BEGIN Data listing

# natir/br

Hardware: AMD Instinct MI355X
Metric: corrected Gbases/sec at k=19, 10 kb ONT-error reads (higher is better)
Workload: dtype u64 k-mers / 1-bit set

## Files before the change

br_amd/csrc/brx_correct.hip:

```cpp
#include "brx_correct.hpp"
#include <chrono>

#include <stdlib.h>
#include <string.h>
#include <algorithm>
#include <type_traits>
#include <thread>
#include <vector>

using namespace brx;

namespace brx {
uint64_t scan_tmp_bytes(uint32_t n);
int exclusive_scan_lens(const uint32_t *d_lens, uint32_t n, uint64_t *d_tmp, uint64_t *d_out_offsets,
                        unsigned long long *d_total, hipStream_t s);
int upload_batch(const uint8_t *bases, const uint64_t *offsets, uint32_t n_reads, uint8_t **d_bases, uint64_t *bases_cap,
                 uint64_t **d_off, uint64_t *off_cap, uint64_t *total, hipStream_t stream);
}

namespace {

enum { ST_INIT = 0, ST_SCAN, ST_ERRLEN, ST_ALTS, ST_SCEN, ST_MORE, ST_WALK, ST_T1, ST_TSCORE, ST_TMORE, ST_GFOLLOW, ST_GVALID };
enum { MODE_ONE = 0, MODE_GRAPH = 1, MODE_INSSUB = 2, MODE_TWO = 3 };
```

END Data listing

◆ **What is required**
The only acceptable answer is the full set of entries, repeated exactly.

◆ **Answer box**
# natir/br

Hardware: AMD Instinct MI355X
Metric: corrected Gbases/sec at k=19, 10 kb ONT-error reads (higher is better)
Workload: dtype u64 k-mers / 1-bit set

## Files before the change

br_amd/csrc/brx_correct.hip:

```cpp
#include "brx_correct.hpp"
#include <chrono>

#include <stdlib.h>
#include <string.h>
#include <algorithm>
#include <type_traits>
#include <thread>
#include <vector>

using namespace brx;

namespace brx {
uint64_t scan_tmp_bytes(uint32_t n);
int exclusive_scan_lens(const uint32_t *d_lens, uint32_t n, uint64_t *d_tmp, uint64_t *d_out_offsets,
                        unsigned long long *d_total, hipStream_t s);
int upload_batch(const uint8_t *bases, const uint64_t *offsets, uint32_t n_reads, uint8_t **d_bases, uint64_t *bases_cap,
                 uint64_t **d_off, uint64_t *off_cap, uint64_t *total, hipStream_t stream);
}

namespace {

enum { ST_INIT = 0, ST_SCAN, ST_ERRLEN, ST_ALTS, ST_SCEN, ST_MORE, ST_WALK, ST_T1, ST_TSCORE, ST_TMORE, ST_GFOLLOW, ST_GVALID };
enum { MODE_ONE = 0, MODE_GRAPH = 1, MODE_INSSUB = 2, MODE_TWO = 3 };
```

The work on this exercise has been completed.